A great marketing campaign can do wonders for a movie. The Blair Witch Project comes to mind: everyone thought that footage was real. So does Cloverfield and its shaky cam monster hints. Smile is the latest one, scaring the sh*t out of MLB audiences over the past few weeks with their creepy, creepy premise. Is all this great promotion worthy of the movie it’s scaring people to the theaters for?
Kinda. Dr. Rose Cotter (Sosie Bacon) is a therapist specializing in helping people deal with past traumas and manic episodes. One day, she gets a patient named Laura Weaver (Caitlin Stasey), who tells Rose she’s being followed by an entity that’s always smiling at her. Before Rose can “help” the girl, Laura commits suicide right in front of her, traumatizing poor rose. Her boss (Kal Penn) asks her to take some time off, but Rose struggles to shake this horrible moment from her life. More importantly, every few hours/days, people start coming up to her, smiling and staring just like Laura described…

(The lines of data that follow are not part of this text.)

diff --git a/flow-matching-and-diffusion-models_amd/csrc/wgrad.hip b/flow-matching-and-diffusion-models_amd/csrc/wgrad.hip
--- a/flow-matching-and-diffusion-models_amd/csrc/wgrad.hip
+++ b/flow-matching-and-diffusion-models_amd/csrc/wgrad.hip
@@ -462,6 +462,14 @@
     rc = (int)hipGetLastError();
   }
   if (rc) return rc;
+  return fmd_wgrad_combine(d, stream);
+}
+
+extern "C" int fmd_wgrad_combine(const fmd_wgrad_desc* d, fmd_stream_t stream) {
+  hipStream_t s = (hipStream_t)stream;
+  if (int rc = check_desc(d)) return rc;
+  WArgs A = make_args(d);
+  const int splits = d->splits > 1 ? d->splits : 1;
   if (A.T > 27) return -4;
   if (A.C % 4 == 0) {
     const int sl = max(1, min(splits, 512 / (16 * A.T)));
diff --git a/flow-matching-and-diffusion-models_amd/fmdiff/_lib.py b/flow-matching-and-diffusion-models_amd/fmdiff/_lib.py
--- a/flow-matching-and-diffusion-models_amd/fmdiff/_lib.py
+++ b/flow-matching-and-diffusion-models_amd/fmdiff/_lib.py
@@ -54,6 +54,16 @@
     ]
 
 
+class SkipBwdDesc(C.Structure):
+    _fields_ = [("N", i32), ("HW", i32), ("C0", i32), ("C1", i32), ("Kd", i32), ("dy", p), ("wgt_t", p),
+                ("g", GnApplyDesc), ("dw", p), ("db", p), ("accumulate", i32), ("ws", p), ("groups", i32),
+                ("num_cu", i32), ("min_tiles", i32)]
+
+
+class SkipBwdPlan(C.Structure):
+    _fields_ = [("taken", i32), ("c_tile", i32), ("workgroups", i32), ("slabs", i32), ("ws_floats", i64)]
+
+
 class GnOutDesc(C.Structure):
     _fields_ = [("G", i32), ("eps", f32), ("gamma", p), ("beta", p), ("emb", p), ("emb_stride", i32),
                 ("emb_mode", i32), ("silu", i32), ("a", p), ("b", p), ("mean_rstd", p), ("t", p)]
@@ -108,6 +118,9 @@
     "fmd_wgrad_halo": [C.POINTER(WgradDesc), p],
     "fmd_wgrad_group": [C.POINTER(WgradDesc), i32, p],
     "fmd_wgrad_halo_group": [C.POINTER(WgradDesc), i32, p],
+    "fmd_wgrad_combine": [C.POINTER(WgradDesc), p],
+    "fmd_skip_bwd_plan": [C.POINTER(SkipBwdDesc), C.POINTER(SkipBwdPlan)],
+    "fmd_skip_bwd": [C.POINTER(SkipBwdDesc), p],
     "fmd_halo_tiled_size": [i32, i32, i32],
     "fmd_tile_weights_halo": [p, i32, i32, i32, p, p],
     "fmd_conv_s2d": [C.POINTER(ConvDesc), p],
diff --git a/flow-matching-and-diffusion-models_amd/fmdiff/runtime/engine.py b/flow-matching-and-diffusion-models_amd/fmdiff/runtime/engine.py
--- a/flow-matching-and-diffusion-models_amd/fmdiff/runtime/engine.py
+++ b/flow-matching-and-diffusion-models_amd/fmdiff/runtime/engine.py
@@ -602,6 +602,9 @@
         if ctx.tape is None:
             return o
 
+        skip_fused = (not isinstance(sk, Identity) and sk.conv.bias is not None
+                      and ops.skip_bwd_plan(N, HW, C0, C1, Cout) is not None)
+
         def bwd():
             dy = o.grad
 
@@ -610,7 +613,7 @@
                     ops.wgrad(t2 if t2 is not None else gg2, dy, c2.weight.grad, db=c2.bias.grad)
                 else:
                     ops.wgrad(h, dy, c2.weight.grad, pro=(a2, b2, True), db=c2.bias.grad)
-                if not isinstance(sk, Identity):
+                if not isinstance(sk, Identity) and not skip_fused:
                     ops.wgrad(x0.t, dy, sk.conv.weight.grad, src1=x1.t if x1 else None, ks=1, pad=0,
                               db=sk.conv.bias.grad)
             self._wg(wg2, N * HW)
@@ -655,6 +658,10 @@
             d1, acc1 = _gdest(x1)
             if isinstance(sk, Identity):
                 ops.gn_bwd_apply(dz1, x0.t, x1.t if x1 else None, P1, Q1, R1, extra, d0, acc0, d1, acc1)
+            elif skip_fused:
+                if not ops.skip_bwd(dy, self.wc.get(sk.conv.weight, 1), dz1, x0.t, x1.t if x1 else None, P1, Q1, R1,
+                                    d0, acc0, d1, acc1, sk.conv.weight.grad, sk.conv.bias.grad):
+                    raise RuntimeError("skip_bwd: the plan that took this block at trace time now refuses it")
             else:
                 ops.conv1x1_gn_apply(dy, self.wc.get(sk.conv.weight, 1), dz1, x0.t, x1.t if x1 else None,
                                      P1, Q1, R1, d0, acc0, d1, acc1)
diff --git a/flow-matching-and-diffusion-models_amd/fmdiff/runtime/ops.py b/flow-matching-and-diffusion-models_amd/fmdiff/runtime/ops.py
--- a/flow-matching-and-diffusion-models_amd/fmdiff/runtime/ops.py
+++ b/flow-matching-and-diffusion-models_amd/fmdiff/runtime/ops.py
@@ -8,7 +8,7 @@
 
 from .. import _lib
 from . import tuning, wgrad_plan
-from .._lib import ConvDesc, GnApplyDesc, GnOutDesc, WgradDesc
+from .._lib import ConvDesc, GnApplyDesc, GnOutDesc, SkipBwdDesc, SkipBwdPlan, WgradDesc
 
 BF16 = torch.bfloat16
 F32 = torch.float32
@@ -830,6 +830,59 @@
     _lib.call("fmd_wgrad", C.byref(job.d), stream())
 
 
+SKIP_BWD = bool(tuning.get("SKIP_BWD"))
+SKIP_BWD_MIN_TILES = tuning.get("SKIP_BWD_MIN_TILES")
+
+
+class _SkipWs:
+    __slots__ = ("d", "device")
+
+    def __init__(self, Kd, C0, C1, slabs, device):
+        self.d = WgradDesc()
+        self.d.K, self.d.C0, self.d.C1, self.d.ks, self.d.splits = Kd, C0, C1, 1, slabs
+        self.device = device
+
+
+def _skip_bwd_desc(N, HW, C0, C1, Kd, groups=0, min_tiles=None) -> SkipBwdDesc:
+    d = SkipBwdDesc()
+    d.N, d.HW, d.C0, d.C1, d.Kd, d.groups, d.num_cu = N, HW, C0, C1, Kd, groups, NUM_CU
+    d.min_tiles = SKIP_BWD_MIN_TILES if min_tiles is None else min_tiles
+    return d
+
+
+def skip_bwd_plan(N, HW, C0, C1, Kd, groups=0, min_tiles=None) -> Optional[SkipBwdPlan]:
+    if not SKIP_BWD:
+        return None
+    p = SkipBwdPlan()
+    rc = _lib.lib().fmd_skip_bwd_plan(C.byref(_skip_bwd_desc(N, HW, C0, C1, Kd, groups, min_tiles)), C.byref(p))
+    return p if rc == 0 and p.taken else None
+
+
+def skip_bwd(dy, wgt_t, dz, x0, x1, P, Q, R, dx0, acc0, dx1, acc1, dw, db, accumulate=True, groups=0,
+             min_tiles=None) -> bool:
+    _need_cuda(dy, "skip_bwd")
+    N, Kd = dy.shape[0], dy.shape[-1]
+    HW = dy[0, ..., 0].numel()
+    C0 = x0.shape[-1]
+    C1 = x1.shape[-1] if x1 is not None else 0
+    plan = skip_bwd_plan(N, HW, C0, C1, Kd, groups, min_tiles)
+    if plan is None:
+        return False
+    d = _skip_bwd_desc(N, HW, C0, C1, Kd, groups, min_tiles)
+    d.dy, d.wgt_t = _p(dy), _p(wgt_t)
+    d.g.dz, d.g.x0, d.g.x1, d.g.C0 = _p(dz), _p(x0), _p(x1), C0
+    d.g.P, d.g.Q, d.g.R = _p(P), _p(Q), _p(R)
+    d.g.dx0, d.g.acc0, d.g.dx1, d.g.acc1 = _p(dx0), int(acc0), _p(dx1), int(acc1)
+    d.dw, d.db, d.accumulate = _p(dw), _p(db), int(accumulate)
+    job = _SkipWs(Kd, C0, C1, plan.slabs, dy.device)
+    ws = _wgrad_workspace([job])
+    if ws.numel() < plan.ws_floats:
+        raise RuntimeError("skip_bwd: workspace smaller than the plan's")
+    d.ws = job.d.ws
+    _lib.call("fmd_skip_bwd", C.byref(d), stream())
+    return True
+
+
 def prep_weights(w: torch.Tensor, mode: int, Kpad: Optional[int] = None, Cpad: Optional[int] = None, out=None):
     K, Cc = w.shape[0], w.shape[1]
     ks = w.shape[2] if w.dim() >= 4 else 1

Smile is built for unsettling jump scares, which happen early and often. Director Parker Finn uses the slow pan around the room as Rose gathers her surrounding to sneak in creepy smiling people which set the heart aflutter. Or Rose will turn all the way around and there will be a smiling person right behind her, with shocking musical accompaniment, to jump people out of their chairs. I wish the movie built their scares a little more. The best horror moments in Smile are ones where Rose becomes more deeply unsettled, usually by a person just blankly smiling either at her or in her direction without saying anything, which sets Rose and the audience on edge and builds slowly and menacingly. But those scares aren’t used as often, and the choices Parker Finn makes will make the audience feel more like they’re being screwed with than being entertainingly tortured by some great horror movie scenes.
And that might be because Smile is going for something bigger. The movie makes it clear right from the get go that Rose ended up as a therapist because of a horrible moment from her past. Traumas that early in life bury deep within a person. So deep in fact, that it’s possible to never recover from them, and can take years of therapy to get over. And, more depressingly, anything can trigger that trauma buried deep within out of rising back to the surface so you have to deal with it…again. Watching Smile’s faces just open Rose’s soul back up to her horrible past is heartbreaking and all too real. Plus, the heartbreak grows as Rose tries to cope with this new…condition she’s facing. People around her cannot possibly understand what she’s gone through like her fiance Trevor (Jessie T. Usher). Because he doesn’t understand, Trevor gets horribly uncomfortable and worse, skeptical of what Rose is experiencing because to him she sounds insane. And his attempts to help are really more ways for HIM to pass helping her onto someone else like Rose’s old therapist Madeline (Robin Weigert). When trauma rears its ugly head, it wholly encompasses Rose, dropping everything just to try to wrangle it in which scares away people she thought loved her, isolating her, and making the monster grow in power, manipulating her sometimes just for the hell of it. The third act makes Smile lose its allegory for a big finale, but the ground work is solid enough that I wish the movie took one more pass at the script, which could have made their movie truly something special.
Smile, though you’re heart is breaking. That was the only choice anyone had for a long time. And when that’s your only choice, that trauma monster you’ve tried to keep buried just eats and eats at you until you can’t take it anymore. Or…maybe we just need to update the old Nat King Cole lyrics? Personally I prefer the DMX version.